START Given data

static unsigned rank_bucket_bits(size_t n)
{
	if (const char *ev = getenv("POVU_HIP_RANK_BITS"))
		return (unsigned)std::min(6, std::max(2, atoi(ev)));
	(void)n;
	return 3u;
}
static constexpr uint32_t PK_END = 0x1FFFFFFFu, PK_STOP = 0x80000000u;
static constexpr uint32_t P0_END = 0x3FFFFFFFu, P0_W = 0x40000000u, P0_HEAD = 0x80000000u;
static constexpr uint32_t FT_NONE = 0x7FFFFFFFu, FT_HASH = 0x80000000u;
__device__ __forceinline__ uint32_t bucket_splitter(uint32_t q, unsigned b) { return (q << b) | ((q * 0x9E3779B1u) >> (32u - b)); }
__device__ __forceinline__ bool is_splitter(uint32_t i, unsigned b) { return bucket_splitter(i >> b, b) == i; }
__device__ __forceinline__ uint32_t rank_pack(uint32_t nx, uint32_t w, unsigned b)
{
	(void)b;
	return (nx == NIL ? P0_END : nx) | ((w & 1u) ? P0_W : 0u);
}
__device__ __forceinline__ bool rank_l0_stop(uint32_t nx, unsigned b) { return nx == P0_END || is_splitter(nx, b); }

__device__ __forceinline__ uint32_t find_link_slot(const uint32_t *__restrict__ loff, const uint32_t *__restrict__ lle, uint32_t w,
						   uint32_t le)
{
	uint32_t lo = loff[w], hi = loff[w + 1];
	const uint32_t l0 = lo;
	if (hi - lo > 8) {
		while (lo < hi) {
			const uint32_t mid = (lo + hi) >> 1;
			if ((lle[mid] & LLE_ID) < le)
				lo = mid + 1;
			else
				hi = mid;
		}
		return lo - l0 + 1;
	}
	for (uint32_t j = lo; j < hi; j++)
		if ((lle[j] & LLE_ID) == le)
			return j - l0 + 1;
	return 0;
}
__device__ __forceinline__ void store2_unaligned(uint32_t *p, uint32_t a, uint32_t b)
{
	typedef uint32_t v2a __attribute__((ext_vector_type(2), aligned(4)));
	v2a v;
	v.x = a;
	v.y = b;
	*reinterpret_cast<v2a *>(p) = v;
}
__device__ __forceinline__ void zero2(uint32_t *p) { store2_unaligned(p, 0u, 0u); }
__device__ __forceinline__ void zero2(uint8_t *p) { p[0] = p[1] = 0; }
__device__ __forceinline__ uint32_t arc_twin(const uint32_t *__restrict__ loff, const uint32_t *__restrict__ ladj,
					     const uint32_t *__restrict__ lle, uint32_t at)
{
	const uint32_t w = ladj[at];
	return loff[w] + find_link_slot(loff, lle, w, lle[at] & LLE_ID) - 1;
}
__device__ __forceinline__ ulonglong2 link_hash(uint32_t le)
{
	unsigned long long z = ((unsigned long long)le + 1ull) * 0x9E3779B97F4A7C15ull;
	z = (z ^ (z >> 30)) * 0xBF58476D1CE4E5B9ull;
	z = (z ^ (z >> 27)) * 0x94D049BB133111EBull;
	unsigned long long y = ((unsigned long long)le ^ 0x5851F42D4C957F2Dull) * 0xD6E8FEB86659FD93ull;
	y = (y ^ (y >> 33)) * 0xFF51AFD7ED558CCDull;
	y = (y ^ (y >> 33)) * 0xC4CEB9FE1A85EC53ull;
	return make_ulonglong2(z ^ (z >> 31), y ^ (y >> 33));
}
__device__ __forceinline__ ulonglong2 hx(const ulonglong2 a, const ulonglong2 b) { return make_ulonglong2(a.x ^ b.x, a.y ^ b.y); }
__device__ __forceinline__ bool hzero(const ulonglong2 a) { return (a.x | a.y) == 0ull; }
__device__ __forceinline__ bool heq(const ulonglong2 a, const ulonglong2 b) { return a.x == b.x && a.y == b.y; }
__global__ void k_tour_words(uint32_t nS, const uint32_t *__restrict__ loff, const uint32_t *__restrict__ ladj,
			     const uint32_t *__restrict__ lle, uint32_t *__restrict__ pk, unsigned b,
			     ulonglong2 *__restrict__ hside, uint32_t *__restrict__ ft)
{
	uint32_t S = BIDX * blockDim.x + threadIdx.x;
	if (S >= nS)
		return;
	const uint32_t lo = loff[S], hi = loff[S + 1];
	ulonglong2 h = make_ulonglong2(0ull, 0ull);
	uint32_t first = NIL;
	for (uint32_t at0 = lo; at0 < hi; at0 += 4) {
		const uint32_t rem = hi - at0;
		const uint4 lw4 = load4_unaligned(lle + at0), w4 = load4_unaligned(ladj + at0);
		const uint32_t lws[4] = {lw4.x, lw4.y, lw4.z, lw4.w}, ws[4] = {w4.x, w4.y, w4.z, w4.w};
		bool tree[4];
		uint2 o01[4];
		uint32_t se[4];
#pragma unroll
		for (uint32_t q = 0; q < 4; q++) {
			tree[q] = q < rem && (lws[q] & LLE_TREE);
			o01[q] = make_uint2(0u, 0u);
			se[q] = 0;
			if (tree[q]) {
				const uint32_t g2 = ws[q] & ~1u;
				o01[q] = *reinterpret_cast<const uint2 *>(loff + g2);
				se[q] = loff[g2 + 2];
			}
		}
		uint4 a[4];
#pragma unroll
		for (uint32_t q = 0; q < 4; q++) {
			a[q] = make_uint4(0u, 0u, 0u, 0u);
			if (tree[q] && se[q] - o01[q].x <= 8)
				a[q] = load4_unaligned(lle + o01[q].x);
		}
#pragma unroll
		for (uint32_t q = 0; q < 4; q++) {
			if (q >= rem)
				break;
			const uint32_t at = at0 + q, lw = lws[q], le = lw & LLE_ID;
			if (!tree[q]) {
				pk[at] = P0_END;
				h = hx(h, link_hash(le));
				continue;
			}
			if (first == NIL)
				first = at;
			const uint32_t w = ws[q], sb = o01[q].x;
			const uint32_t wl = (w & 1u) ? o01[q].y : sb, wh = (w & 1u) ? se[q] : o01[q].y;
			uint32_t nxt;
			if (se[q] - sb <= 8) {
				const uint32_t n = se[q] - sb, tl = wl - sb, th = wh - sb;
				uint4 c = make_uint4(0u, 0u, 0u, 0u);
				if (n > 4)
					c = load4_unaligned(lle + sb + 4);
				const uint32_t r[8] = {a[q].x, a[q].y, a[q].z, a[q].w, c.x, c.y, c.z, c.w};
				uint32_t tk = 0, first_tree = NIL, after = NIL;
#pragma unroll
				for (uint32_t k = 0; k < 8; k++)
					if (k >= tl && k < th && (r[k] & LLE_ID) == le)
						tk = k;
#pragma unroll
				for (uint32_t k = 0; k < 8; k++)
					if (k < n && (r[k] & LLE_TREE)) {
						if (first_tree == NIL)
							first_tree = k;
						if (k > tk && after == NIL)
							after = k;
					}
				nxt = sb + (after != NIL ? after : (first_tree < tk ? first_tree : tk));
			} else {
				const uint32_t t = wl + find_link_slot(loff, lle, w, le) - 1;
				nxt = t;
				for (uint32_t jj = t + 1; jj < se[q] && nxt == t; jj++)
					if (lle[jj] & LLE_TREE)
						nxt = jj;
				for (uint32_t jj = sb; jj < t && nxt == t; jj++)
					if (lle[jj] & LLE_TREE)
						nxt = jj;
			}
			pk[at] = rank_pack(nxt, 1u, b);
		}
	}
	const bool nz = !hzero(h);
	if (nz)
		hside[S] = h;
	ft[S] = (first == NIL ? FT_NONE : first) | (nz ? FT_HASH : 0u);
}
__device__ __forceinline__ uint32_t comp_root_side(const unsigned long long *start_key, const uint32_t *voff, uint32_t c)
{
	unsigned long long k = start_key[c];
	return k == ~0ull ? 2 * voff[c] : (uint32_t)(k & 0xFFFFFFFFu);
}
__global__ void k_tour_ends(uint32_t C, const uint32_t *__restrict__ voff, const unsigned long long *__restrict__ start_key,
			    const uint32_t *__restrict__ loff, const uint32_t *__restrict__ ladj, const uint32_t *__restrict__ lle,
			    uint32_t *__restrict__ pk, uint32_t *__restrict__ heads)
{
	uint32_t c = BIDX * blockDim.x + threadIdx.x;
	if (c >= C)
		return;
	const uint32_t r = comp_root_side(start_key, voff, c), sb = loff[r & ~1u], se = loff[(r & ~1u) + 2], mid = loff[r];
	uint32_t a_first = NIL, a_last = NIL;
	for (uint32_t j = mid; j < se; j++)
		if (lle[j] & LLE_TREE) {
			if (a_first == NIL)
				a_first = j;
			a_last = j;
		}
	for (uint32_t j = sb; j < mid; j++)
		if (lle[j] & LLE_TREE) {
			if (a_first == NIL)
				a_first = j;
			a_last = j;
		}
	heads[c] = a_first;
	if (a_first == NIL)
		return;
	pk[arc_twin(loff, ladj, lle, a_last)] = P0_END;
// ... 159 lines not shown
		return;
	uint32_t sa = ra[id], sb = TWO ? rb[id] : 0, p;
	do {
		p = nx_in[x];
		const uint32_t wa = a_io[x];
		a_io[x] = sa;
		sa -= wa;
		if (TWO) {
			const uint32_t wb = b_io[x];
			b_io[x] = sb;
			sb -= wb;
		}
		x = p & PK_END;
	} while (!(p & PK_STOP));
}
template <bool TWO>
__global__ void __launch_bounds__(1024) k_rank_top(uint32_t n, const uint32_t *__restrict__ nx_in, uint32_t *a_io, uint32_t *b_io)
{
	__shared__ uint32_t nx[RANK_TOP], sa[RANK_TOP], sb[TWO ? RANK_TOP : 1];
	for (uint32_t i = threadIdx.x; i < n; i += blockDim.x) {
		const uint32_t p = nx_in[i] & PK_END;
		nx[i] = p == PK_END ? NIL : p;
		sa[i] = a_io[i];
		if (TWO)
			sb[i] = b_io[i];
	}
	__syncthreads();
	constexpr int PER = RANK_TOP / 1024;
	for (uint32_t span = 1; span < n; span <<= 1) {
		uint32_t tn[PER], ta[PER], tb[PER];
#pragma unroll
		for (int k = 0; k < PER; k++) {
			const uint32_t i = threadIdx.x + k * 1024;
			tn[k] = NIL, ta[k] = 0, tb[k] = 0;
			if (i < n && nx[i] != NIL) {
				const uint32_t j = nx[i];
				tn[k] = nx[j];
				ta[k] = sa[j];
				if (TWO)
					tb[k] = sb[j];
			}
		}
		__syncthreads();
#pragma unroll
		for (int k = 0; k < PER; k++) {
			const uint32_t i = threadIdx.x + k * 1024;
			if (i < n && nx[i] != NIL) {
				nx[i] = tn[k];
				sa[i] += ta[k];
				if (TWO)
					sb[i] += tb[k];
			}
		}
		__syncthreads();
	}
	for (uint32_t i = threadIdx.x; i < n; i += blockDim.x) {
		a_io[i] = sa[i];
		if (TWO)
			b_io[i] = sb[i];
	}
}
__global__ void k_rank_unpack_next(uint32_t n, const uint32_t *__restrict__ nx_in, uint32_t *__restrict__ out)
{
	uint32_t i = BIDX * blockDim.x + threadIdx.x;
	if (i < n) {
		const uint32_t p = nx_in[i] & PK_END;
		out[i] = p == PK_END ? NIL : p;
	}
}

END Given data
START Given data

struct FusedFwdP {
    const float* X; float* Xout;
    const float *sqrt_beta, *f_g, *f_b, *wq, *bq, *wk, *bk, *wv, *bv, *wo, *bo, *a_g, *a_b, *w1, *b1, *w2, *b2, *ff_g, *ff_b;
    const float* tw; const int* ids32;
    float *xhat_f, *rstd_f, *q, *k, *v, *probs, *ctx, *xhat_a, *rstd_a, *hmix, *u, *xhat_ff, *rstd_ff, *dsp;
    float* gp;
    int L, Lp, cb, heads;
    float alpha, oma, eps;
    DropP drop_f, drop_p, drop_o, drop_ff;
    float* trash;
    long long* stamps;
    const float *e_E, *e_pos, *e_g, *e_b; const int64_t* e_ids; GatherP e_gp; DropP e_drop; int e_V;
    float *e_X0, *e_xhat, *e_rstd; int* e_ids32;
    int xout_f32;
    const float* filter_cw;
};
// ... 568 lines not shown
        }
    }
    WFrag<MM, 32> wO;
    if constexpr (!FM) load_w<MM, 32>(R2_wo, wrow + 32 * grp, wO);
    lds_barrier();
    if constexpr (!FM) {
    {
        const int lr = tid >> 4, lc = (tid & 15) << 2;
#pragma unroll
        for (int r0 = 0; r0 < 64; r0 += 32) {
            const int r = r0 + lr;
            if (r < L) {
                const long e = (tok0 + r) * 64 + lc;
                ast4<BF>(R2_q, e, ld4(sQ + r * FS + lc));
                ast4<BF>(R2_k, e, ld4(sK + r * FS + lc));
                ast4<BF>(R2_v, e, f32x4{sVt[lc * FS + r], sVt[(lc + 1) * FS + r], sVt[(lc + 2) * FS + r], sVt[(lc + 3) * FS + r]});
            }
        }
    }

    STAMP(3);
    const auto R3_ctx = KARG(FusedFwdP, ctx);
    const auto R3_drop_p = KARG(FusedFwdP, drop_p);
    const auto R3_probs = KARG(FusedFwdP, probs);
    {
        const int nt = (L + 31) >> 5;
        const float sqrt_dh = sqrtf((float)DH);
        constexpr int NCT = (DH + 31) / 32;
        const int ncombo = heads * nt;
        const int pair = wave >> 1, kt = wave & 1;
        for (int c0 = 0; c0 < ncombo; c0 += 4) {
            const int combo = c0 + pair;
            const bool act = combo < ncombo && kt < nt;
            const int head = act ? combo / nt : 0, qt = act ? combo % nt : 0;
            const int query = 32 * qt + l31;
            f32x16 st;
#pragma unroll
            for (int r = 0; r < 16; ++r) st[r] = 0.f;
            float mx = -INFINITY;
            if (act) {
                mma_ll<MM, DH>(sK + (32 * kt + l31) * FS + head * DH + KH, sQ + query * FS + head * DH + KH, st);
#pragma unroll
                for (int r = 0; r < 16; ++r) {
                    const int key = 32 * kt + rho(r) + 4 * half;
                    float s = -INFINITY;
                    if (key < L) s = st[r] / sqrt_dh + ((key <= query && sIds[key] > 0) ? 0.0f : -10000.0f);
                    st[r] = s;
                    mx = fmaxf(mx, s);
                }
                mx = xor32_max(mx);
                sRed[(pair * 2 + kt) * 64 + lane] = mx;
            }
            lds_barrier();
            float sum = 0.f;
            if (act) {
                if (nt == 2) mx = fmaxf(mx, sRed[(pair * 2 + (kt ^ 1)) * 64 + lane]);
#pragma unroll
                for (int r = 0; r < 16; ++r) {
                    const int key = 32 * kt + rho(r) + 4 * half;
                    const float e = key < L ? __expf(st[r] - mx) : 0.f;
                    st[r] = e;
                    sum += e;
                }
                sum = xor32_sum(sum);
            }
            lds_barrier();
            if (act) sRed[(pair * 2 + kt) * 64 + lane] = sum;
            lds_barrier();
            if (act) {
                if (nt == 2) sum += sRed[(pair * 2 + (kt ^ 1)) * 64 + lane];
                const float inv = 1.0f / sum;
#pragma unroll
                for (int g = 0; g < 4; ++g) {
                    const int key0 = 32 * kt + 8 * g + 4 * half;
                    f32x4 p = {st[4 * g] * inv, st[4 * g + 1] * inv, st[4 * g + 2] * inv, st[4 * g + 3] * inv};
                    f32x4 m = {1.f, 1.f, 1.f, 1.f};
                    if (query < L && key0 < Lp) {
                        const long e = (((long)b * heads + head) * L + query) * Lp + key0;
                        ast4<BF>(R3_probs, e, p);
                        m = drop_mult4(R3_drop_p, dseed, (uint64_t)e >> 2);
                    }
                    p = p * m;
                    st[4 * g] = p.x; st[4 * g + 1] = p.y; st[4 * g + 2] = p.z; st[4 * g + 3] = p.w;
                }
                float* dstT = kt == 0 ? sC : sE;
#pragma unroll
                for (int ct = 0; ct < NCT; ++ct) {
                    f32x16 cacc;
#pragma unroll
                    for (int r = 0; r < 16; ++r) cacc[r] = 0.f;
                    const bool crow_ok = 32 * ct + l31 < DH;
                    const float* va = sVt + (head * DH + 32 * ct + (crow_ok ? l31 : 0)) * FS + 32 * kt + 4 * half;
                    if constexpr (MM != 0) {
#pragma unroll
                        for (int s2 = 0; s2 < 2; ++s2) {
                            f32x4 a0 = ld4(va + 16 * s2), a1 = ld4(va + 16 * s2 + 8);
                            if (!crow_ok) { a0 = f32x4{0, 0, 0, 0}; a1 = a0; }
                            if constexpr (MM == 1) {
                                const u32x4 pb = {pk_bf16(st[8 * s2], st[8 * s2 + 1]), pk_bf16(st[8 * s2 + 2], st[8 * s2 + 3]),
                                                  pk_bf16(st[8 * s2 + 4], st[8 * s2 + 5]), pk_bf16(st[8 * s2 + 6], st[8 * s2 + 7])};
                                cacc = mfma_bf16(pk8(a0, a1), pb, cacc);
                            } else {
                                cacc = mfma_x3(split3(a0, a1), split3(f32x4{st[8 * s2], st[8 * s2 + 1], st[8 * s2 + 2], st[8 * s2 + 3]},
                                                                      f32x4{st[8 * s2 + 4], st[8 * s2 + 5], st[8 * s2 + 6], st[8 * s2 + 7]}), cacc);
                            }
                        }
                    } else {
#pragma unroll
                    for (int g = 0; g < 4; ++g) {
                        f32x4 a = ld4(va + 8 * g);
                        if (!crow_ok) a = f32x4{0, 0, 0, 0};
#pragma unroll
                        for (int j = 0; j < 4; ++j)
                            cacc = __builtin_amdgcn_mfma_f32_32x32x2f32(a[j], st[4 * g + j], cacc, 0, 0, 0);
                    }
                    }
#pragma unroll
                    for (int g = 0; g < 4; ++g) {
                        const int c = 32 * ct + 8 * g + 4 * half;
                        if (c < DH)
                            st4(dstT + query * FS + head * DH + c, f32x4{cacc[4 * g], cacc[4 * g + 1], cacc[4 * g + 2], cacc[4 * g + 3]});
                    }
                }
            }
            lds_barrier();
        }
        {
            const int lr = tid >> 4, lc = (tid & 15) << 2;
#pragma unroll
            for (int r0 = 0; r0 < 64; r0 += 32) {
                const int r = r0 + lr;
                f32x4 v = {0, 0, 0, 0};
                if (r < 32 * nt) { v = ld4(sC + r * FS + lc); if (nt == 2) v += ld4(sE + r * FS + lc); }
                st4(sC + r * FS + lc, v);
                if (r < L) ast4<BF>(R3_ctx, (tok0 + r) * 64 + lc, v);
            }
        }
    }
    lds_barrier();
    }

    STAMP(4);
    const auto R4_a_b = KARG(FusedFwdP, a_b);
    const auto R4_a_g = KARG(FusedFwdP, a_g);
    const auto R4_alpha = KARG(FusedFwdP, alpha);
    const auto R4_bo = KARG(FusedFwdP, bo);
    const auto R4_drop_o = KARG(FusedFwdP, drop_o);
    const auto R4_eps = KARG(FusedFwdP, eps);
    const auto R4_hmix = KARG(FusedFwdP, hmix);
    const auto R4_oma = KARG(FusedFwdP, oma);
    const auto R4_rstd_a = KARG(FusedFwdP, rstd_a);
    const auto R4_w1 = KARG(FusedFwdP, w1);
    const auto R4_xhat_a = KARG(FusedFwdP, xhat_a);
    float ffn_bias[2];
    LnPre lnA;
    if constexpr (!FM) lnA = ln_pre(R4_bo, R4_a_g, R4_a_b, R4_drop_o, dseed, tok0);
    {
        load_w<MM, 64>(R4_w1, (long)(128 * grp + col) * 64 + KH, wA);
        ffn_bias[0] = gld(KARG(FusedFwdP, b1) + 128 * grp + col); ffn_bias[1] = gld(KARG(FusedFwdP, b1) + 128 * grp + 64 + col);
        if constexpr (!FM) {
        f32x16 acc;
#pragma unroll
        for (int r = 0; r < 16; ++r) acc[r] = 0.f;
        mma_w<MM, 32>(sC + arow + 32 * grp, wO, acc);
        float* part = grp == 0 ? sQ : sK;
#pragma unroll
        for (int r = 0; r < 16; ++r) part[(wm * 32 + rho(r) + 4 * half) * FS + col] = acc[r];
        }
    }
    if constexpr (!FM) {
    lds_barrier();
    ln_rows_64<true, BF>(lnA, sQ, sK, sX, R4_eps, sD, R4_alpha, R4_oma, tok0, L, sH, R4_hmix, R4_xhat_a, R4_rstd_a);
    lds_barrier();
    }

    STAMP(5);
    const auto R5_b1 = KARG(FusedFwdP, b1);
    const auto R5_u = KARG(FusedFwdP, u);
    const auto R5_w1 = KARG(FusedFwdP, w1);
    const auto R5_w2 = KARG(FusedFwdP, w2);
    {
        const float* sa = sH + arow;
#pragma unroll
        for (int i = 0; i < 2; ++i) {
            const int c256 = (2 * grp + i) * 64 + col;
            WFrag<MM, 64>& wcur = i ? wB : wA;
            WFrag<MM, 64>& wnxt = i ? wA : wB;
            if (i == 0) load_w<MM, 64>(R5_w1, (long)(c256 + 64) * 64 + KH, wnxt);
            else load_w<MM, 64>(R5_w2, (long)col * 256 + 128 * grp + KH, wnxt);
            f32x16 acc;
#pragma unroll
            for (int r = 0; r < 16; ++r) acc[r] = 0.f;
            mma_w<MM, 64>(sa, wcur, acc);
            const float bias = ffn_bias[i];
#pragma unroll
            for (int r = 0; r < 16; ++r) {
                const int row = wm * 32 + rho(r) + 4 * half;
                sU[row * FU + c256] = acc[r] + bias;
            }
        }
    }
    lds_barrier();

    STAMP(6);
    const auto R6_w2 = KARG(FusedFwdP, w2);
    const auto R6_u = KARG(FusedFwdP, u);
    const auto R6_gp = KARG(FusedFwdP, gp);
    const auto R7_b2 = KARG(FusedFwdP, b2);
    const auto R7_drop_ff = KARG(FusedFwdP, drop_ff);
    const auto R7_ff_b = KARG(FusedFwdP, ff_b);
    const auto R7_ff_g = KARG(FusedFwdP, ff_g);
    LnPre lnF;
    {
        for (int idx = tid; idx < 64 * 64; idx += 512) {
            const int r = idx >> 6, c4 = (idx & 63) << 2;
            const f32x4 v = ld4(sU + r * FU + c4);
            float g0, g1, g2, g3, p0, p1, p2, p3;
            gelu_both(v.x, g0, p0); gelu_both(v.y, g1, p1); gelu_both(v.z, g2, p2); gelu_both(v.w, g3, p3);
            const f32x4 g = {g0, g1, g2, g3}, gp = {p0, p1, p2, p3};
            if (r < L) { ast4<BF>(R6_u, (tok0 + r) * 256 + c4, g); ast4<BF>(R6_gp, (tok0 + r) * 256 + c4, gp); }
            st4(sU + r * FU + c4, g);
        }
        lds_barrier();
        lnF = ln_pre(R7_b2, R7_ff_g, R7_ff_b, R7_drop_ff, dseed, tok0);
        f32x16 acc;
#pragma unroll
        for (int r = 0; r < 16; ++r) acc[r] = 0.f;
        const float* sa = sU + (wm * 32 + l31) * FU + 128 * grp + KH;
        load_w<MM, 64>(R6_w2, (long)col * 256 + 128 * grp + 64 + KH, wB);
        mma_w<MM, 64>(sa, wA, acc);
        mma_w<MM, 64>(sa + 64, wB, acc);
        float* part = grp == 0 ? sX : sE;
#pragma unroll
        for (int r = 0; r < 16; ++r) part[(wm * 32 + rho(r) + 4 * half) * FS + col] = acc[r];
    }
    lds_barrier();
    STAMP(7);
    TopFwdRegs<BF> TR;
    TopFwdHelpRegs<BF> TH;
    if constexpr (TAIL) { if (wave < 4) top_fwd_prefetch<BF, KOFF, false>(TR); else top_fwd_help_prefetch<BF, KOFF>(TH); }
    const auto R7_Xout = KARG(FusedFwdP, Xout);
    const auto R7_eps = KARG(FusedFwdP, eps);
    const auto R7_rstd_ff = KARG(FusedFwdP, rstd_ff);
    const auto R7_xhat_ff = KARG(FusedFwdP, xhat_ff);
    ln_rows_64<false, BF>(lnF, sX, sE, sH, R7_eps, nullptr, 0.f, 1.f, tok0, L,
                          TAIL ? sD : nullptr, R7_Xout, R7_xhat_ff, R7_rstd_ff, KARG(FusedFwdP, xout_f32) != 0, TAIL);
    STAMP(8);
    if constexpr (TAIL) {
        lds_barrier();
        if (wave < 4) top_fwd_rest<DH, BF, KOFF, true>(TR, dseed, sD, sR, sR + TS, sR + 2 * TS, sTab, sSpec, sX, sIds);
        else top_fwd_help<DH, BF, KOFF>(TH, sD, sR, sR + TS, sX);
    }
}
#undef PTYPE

END Given data

Exercise brief - Taking the entries above, print exactly the lines starting at the line with "static unsigned rank_bucket_bits(size_t n)" and ending at the line with "static constexpr uint32_t PK_END", both included.

Output -
static unsigned rank_bucket_bits(size_t n)
{
	if (const char *ev = getenv("POVU_HIP_RANK_BITS"))
		return (unsigned)std::min(6, std::max(2, atoi(ev)));
	(void)n;
	return 3u;
}
static constexpr uint32_t PK_END = 0x1FFFFFFFu, PK_STOP = 0x80000000u;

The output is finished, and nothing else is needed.